▶ **EXERCISE GOAL**: Copy all lines below containing "wimg".

▶ **LISTED ENTRIES**:

________________________

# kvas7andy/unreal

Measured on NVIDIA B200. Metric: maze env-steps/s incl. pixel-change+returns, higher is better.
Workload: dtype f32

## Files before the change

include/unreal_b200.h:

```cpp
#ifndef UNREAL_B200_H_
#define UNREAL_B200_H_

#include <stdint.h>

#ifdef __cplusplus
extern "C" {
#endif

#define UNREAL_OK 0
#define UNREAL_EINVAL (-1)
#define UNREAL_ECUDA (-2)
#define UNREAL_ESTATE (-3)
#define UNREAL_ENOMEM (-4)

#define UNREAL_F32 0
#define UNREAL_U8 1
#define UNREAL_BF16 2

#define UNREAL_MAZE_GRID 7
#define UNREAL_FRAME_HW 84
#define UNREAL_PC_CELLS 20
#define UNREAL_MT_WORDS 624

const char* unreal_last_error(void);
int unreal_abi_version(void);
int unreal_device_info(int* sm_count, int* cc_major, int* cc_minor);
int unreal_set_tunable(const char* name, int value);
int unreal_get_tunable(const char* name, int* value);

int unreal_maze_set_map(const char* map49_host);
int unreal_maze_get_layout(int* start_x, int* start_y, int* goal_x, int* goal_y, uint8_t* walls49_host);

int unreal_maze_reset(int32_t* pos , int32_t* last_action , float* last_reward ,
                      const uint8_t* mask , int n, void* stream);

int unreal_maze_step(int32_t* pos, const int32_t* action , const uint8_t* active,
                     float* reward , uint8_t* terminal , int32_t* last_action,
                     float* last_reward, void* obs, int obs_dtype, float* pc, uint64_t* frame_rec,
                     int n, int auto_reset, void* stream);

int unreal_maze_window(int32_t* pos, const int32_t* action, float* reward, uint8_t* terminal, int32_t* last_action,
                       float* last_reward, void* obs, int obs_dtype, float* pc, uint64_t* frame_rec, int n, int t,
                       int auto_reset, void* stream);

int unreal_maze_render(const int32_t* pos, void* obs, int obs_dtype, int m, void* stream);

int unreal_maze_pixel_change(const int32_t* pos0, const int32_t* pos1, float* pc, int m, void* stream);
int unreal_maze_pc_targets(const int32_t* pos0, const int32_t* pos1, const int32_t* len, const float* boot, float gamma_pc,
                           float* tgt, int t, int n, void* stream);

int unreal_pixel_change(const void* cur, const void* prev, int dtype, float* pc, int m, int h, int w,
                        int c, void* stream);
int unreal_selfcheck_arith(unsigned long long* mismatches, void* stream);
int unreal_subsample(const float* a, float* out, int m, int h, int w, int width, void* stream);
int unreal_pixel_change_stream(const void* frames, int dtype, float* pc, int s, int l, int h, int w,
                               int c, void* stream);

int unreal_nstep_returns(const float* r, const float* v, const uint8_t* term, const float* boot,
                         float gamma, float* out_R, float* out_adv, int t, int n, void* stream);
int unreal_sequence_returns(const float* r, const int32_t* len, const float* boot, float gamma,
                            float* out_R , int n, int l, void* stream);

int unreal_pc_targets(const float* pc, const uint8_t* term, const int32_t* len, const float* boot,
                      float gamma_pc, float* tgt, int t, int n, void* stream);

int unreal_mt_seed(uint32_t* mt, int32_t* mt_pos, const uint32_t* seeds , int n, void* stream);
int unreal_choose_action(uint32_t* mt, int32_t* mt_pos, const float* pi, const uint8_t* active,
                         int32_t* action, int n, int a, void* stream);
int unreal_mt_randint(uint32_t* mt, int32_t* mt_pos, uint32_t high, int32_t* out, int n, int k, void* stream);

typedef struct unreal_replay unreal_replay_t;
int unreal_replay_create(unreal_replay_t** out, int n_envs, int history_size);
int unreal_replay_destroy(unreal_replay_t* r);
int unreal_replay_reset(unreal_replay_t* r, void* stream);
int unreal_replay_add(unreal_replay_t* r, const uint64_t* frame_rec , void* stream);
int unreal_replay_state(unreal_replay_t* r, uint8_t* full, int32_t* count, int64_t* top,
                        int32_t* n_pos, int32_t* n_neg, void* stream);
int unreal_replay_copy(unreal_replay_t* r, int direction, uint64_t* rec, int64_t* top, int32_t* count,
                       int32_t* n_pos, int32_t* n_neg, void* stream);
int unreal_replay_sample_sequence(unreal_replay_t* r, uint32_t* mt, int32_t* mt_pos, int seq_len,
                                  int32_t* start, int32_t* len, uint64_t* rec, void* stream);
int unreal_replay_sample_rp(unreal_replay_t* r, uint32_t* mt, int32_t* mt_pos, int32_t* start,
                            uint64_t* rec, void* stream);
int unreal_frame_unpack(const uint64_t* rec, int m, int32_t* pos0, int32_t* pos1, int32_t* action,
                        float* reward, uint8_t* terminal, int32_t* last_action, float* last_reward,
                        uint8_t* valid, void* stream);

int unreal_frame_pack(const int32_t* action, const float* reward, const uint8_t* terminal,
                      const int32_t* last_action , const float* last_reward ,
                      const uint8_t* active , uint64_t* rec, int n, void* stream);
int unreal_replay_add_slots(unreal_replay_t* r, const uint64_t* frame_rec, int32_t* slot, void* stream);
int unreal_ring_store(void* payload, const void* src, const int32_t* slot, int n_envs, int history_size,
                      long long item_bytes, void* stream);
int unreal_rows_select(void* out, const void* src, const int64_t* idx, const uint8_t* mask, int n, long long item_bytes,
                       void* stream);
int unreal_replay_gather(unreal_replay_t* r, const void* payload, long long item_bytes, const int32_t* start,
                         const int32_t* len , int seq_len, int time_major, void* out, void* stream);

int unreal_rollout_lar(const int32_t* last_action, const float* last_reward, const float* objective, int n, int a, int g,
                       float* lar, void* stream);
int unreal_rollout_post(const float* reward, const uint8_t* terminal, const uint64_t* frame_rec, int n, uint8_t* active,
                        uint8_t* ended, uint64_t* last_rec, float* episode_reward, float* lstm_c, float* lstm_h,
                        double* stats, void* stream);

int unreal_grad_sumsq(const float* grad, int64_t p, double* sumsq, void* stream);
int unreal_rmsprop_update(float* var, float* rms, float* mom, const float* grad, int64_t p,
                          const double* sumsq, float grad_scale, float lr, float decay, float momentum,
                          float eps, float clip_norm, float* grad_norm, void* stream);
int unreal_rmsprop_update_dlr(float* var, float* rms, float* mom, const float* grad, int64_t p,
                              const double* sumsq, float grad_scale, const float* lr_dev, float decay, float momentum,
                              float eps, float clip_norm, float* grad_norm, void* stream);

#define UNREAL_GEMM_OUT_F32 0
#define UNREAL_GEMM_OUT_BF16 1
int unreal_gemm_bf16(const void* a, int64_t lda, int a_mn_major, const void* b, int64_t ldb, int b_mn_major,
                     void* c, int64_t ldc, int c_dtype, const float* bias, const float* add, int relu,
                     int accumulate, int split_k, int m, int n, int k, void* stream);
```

________________________

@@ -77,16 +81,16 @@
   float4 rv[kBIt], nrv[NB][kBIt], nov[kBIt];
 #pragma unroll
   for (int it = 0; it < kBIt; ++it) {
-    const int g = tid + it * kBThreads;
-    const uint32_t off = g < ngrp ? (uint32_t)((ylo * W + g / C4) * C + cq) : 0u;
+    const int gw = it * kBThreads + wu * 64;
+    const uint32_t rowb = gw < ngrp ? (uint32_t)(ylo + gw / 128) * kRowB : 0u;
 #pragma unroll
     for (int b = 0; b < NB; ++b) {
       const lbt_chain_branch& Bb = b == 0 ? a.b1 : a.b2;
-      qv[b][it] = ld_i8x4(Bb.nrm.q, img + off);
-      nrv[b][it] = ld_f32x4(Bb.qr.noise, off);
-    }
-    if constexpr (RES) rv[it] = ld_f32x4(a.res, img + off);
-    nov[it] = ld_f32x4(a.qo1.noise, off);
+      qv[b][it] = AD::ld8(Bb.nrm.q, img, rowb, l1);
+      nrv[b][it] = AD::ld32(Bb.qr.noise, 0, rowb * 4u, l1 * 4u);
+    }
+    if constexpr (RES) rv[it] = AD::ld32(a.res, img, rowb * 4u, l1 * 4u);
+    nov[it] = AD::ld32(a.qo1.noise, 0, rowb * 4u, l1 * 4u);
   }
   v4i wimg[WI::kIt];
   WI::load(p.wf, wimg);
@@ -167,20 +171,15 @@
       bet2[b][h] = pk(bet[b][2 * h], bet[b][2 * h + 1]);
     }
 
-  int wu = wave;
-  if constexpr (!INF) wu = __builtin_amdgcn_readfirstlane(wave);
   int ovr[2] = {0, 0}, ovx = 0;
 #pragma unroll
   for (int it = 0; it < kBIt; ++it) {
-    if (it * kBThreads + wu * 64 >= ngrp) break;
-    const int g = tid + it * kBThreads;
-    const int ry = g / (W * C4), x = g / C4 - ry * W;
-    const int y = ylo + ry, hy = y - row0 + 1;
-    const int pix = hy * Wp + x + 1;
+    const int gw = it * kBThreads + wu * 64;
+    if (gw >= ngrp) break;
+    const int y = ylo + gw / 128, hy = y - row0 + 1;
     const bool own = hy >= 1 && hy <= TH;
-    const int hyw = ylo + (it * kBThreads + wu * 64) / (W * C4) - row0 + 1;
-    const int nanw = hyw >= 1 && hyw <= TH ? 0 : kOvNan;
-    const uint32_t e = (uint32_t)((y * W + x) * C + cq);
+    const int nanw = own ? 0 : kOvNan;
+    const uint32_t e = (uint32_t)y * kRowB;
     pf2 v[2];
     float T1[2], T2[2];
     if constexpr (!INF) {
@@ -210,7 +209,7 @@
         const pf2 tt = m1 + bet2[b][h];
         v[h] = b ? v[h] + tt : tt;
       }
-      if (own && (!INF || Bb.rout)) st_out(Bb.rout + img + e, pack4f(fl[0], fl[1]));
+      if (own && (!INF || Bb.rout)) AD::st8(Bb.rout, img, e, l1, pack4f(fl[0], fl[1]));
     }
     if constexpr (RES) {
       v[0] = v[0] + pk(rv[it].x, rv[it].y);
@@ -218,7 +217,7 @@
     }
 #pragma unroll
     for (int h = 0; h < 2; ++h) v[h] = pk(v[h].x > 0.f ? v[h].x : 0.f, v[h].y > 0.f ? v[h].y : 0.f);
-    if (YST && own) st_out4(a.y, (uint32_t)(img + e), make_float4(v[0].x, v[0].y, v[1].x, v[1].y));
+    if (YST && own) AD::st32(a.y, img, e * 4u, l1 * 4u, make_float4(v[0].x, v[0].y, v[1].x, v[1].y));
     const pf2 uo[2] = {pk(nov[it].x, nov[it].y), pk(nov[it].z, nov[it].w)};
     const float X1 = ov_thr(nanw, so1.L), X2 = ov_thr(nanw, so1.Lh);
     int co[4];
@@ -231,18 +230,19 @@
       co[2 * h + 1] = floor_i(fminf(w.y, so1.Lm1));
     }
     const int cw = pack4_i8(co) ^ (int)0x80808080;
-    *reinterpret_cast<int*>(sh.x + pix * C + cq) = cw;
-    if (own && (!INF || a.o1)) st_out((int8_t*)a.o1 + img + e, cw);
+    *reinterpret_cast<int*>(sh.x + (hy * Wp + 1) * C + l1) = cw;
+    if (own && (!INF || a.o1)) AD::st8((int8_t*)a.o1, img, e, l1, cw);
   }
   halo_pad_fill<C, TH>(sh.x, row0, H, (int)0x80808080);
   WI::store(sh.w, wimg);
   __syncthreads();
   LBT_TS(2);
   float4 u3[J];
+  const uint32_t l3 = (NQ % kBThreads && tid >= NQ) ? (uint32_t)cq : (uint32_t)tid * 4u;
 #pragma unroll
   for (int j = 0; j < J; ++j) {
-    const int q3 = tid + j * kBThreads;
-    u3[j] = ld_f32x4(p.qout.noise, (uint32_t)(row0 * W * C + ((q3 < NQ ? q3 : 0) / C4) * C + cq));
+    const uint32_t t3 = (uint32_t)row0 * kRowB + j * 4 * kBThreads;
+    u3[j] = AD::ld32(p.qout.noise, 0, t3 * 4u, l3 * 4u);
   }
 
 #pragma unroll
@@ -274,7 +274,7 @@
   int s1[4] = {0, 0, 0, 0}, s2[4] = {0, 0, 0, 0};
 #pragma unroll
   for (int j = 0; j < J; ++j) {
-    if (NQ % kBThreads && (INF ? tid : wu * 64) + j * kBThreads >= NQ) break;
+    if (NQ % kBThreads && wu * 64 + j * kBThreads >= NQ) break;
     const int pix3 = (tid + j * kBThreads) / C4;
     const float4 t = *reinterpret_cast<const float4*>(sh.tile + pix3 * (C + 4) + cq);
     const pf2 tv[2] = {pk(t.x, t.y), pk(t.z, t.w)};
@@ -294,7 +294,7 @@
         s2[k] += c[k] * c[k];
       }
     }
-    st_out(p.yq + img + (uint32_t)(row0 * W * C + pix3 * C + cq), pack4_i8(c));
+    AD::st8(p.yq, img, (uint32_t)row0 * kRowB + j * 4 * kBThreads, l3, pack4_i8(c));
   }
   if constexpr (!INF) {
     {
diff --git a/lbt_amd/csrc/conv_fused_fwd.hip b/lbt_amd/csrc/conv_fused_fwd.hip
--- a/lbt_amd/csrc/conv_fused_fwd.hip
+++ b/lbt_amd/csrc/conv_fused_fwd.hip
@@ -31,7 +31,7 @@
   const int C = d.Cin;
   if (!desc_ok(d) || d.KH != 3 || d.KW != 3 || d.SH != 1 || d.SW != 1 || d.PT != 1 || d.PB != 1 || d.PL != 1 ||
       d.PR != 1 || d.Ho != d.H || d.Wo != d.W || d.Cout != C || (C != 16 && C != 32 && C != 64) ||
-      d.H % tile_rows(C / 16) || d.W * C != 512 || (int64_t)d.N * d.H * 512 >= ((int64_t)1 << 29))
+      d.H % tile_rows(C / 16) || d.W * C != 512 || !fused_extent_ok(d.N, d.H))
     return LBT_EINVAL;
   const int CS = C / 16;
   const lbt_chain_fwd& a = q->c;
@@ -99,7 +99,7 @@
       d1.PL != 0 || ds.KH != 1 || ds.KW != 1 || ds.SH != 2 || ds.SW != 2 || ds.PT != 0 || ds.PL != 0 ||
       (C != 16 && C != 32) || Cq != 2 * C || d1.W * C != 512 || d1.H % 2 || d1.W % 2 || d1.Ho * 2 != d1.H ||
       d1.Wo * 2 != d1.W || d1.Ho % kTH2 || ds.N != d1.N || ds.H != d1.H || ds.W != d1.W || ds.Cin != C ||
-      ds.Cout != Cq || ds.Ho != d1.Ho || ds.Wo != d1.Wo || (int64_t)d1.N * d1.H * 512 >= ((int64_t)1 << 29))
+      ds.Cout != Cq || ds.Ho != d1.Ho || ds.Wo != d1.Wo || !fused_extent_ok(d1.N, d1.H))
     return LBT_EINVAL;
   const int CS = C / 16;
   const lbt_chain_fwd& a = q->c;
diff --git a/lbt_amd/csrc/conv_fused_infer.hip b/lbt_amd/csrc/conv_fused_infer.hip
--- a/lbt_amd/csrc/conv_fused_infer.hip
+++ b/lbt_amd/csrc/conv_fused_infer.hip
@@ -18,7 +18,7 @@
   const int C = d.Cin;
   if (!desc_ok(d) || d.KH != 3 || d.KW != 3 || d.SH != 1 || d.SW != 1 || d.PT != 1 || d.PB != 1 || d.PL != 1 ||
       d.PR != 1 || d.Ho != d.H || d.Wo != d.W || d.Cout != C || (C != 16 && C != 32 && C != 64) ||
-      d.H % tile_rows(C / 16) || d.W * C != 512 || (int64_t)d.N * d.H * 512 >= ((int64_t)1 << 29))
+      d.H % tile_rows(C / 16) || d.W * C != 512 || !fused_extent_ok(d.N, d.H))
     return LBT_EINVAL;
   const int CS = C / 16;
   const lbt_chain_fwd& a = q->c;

________________________

▶ **EXPECTED ANSWER**:
   v4i wimg[WI::kIt];
   WI::load(p.wf, wimg);
   WI::store(sh.w, wimg);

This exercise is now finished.